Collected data
•••••
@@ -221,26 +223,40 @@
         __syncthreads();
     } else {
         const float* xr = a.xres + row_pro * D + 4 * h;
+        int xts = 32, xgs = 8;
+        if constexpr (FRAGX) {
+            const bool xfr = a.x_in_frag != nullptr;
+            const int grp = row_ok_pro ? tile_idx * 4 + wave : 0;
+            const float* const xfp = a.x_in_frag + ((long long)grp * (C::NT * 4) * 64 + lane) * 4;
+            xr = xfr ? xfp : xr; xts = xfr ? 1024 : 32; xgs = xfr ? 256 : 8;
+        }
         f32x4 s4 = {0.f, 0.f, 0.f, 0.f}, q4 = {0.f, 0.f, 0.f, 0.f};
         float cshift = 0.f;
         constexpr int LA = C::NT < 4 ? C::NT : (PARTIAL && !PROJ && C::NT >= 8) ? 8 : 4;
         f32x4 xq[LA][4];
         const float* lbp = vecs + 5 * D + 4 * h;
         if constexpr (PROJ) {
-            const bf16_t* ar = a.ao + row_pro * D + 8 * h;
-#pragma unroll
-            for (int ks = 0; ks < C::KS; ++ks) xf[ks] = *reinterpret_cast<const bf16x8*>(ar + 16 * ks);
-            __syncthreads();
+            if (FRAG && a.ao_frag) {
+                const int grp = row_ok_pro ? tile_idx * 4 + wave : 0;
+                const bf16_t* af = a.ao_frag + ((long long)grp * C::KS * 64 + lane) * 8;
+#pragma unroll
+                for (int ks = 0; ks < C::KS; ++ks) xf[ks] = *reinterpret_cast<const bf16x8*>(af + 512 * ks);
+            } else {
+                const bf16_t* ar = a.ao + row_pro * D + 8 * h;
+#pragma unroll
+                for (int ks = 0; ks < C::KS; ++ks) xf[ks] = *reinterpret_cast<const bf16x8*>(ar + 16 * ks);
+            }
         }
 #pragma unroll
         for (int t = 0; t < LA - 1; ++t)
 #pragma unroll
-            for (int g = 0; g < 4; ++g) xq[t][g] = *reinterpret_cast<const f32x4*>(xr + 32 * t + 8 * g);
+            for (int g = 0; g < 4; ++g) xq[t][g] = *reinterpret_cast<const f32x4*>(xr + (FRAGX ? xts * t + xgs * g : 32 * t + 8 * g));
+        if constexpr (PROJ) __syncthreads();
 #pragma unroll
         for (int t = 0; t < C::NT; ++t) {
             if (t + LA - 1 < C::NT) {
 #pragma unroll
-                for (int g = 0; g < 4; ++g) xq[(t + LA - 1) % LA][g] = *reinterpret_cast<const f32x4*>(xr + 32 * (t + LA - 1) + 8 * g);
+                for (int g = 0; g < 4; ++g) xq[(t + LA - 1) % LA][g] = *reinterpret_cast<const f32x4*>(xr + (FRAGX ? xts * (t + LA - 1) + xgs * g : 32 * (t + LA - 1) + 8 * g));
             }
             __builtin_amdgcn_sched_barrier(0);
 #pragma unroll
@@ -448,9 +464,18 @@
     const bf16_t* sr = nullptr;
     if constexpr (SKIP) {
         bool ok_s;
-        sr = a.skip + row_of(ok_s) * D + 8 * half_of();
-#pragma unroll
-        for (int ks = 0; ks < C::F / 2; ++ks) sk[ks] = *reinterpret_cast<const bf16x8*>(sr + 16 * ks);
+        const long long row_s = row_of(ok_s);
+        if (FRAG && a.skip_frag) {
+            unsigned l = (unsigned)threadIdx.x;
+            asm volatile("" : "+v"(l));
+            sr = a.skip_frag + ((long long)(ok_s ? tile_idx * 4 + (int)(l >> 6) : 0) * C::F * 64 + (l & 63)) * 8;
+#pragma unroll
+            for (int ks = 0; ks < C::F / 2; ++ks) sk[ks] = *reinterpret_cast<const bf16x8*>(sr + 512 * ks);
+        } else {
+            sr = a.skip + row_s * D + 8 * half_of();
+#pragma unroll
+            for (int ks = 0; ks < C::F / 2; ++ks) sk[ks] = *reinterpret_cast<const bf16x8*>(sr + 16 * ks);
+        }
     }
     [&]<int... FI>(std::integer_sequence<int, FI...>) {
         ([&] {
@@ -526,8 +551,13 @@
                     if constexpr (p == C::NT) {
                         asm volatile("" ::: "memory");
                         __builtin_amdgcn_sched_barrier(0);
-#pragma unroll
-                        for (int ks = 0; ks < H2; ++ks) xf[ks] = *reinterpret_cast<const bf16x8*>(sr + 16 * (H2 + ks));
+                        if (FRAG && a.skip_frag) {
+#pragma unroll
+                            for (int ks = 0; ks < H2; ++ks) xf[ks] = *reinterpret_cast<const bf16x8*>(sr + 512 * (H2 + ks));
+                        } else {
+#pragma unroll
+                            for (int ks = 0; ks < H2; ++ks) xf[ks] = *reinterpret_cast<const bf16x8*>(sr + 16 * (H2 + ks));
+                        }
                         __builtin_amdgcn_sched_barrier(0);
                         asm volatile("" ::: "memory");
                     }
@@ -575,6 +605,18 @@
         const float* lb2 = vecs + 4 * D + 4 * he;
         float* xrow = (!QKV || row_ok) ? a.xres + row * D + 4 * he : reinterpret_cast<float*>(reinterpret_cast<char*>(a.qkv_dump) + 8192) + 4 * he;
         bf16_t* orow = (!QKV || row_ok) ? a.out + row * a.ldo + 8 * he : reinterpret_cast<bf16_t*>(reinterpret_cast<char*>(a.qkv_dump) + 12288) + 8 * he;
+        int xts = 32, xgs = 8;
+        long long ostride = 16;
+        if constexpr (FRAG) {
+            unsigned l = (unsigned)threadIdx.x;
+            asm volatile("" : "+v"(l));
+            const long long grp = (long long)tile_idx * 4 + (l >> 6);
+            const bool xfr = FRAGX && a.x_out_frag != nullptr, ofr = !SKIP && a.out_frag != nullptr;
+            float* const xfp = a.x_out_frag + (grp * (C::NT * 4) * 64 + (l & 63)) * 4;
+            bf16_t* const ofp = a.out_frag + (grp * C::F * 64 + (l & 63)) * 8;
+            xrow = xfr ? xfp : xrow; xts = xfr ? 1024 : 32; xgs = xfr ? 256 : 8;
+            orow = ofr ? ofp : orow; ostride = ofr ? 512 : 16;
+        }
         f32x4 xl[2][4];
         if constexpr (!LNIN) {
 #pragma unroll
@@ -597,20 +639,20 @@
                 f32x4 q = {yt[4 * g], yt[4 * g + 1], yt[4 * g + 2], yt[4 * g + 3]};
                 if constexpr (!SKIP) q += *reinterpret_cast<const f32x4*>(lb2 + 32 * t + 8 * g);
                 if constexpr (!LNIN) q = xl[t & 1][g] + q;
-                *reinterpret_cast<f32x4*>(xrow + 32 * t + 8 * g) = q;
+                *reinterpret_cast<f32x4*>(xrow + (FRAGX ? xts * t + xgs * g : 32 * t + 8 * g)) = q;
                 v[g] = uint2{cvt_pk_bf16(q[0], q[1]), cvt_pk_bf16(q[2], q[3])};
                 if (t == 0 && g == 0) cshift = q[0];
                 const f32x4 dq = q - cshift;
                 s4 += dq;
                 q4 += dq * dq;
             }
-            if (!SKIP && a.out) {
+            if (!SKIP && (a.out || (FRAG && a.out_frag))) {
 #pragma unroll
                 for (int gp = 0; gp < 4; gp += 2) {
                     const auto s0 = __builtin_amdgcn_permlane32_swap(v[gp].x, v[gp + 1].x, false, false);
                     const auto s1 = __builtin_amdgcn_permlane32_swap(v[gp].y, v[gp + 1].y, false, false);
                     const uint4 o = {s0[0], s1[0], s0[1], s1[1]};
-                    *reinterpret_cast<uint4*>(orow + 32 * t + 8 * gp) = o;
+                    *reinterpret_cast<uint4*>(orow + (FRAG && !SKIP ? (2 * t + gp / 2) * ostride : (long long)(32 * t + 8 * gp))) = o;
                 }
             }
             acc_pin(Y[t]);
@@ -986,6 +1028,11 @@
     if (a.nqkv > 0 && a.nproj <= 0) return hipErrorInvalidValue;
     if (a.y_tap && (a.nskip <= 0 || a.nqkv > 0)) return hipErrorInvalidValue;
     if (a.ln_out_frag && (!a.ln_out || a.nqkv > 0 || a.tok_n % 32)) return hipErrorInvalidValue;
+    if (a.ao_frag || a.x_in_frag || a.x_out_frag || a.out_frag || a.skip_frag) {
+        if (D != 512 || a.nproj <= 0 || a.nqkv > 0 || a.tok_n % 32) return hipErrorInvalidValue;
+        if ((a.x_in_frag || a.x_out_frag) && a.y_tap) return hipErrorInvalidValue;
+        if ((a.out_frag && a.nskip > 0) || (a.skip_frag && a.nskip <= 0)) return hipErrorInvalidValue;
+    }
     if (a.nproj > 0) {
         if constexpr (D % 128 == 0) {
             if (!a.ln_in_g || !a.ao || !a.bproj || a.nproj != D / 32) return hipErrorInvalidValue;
•••••
Using the records above, restate word for word the lines from the one with "for (int t = 0; t < LA - 1; ++t)" through the one with "LA - 1) + 8 * g);", both included.

▶ **Output for this exercise**:
         for (int t = 0; t < LA - 1; ++t)
 #pragma unroll
-            for (int g = 0; g < 4; ++g) xq[t][g] = *reinterpret_cast<const f32x4*>(xr + 32 * t + 8 * g);
+            for (int g = 0; g < 4; ++g) xq[t][g] = *reinterpret_cast<const f32x4*>(xr + (FRAGX ? xts * t + xgs * g : 32 * t + 8 * g));
+        if constexpr (PROJ) __syncthreads();
 #pragma unroll
         for (int t = 0; t < C::NT; ++t) {
             if (t + LA - 1 < C::NT) {
 #pragma unroll
-                for (int g = 0; g < 4; ++g) xq[(t + LA - 1) % LA][g] = *reinterpret_cast<const f32x4*>(xr + 32 * (t + LA - 1) + 8 * g);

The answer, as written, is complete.